= Exercise description =
Give every line of the records exactly, please, from the first up to and including the one containing "float x1 = floorf((cx".

(Stored data)
--- START ---

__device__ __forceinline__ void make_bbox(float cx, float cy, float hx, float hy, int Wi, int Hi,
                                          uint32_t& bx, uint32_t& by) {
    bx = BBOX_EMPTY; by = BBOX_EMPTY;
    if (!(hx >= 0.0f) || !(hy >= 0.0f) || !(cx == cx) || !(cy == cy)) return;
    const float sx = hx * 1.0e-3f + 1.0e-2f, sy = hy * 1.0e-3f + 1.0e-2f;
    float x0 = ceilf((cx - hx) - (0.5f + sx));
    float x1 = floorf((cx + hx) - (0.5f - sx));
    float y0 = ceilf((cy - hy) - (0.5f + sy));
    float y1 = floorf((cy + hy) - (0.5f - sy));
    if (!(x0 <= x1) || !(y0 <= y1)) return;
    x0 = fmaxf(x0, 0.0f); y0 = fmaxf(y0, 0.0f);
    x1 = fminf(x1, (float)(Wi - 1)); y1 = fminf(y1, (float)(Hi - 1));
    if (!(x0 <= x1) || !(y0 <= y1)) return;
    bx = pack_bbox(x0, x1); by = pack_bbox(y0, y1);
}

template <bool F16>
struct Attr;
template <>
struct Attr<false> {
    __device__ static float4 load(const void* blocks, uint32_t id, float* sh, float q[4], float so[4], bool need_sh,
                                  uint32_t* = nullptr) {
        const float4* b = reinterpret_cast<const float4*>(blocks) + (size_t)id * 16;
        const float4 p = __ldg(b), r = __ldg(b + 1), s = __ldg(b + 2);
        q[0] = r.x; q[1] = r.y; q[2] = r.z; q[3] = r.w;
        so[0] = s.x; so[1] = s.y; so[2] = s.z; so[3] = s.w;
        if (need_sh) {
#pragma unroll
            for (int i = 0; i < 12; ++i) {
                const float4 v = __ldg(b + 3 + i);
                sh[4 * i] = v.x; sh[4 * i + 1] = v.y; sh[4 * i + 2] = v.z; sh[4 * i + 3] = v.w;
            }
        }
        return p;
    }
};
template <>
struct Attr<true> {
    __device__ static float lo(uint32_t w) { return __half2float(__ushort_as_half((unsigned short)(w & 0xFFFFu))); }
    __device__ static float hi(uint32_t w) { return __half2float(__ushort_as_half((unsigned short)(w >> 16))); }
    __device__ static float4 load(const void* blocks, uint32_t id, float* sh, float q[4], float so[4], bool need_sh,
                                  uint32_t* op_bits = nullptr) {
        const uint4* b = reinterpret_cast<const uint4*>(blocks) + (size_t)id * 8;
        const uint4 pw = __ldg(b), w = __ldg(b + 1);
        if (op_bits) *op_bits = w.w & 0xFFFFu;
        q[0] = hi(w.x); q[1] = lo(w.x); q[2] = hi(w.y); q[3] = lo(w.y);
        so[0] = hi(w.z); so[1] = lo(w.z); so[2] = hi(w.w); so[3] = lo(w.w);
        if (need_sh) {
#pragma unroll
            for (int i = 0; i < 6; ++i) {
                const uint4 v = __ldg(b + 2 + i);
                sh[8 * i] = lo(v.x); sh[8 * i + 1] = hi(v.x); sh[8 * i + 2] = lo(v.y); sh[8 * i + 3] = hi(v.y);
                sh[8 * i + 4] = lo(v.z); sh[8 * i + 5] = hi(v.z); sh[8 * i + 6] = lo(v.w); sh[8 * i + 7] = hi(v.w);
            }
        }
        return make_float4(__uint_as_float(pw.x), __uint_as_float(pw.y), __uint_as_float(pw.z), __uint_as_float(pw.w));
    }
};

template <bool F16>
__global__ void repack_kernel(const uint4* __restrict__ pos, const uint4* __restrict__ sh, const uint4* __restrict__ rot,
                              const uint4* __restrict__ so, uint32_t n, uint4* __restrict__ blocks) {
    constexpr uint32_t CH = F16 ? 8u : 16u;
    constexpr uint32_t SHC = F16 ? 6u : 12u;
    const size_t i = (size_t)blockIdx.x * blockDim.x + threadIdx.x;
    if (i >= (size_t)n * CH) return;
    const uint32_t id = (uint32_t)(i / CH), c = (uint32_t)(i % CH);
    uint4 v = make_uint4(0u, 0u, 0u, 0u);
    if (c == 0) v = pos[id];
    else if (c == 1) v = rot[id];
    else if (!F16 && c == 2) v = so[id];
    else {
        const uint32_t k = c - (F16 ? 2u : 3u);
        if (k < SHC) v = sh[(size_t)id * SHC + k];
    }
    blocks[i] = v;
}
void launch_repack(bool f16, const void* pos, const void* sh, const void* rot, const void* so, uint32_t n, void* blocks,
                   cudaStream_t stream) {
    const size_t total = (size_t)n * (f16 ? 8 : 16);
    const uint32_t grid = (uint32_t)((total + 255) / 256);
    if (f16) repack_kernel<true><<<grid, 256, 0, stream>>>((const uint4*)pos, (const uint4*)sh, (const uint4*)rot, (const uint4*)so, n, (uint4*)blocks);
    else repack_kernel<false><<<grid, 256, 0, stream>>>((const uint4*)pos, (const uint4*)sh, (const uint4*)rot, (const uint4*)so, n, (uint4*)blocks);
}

--- END ---

= Finished task =
__device__ __forceinline__ void make_bbox(float cx, float cy, float hx, float hy, int Wi, int Hi,
                                          uint32_t& bx, uint32_t& by) {
    bx = BBOX_EMPTY; by = BBOX_EMPTY;
    if (!(hx >= 0.0f) || !(hy >= 0.0f) || !(cx == cx) || !(cy == cy)) return;
    const float sx = hx * 1.0e-3f + 1.0e-2f, sy = hy * 1.0e-3f + 1.0e-2f;
    float x0 = ceilf((cx - hx) - (0.5f + sx));
    float x1 = floorf((cx + hx) - (0.5f - sx));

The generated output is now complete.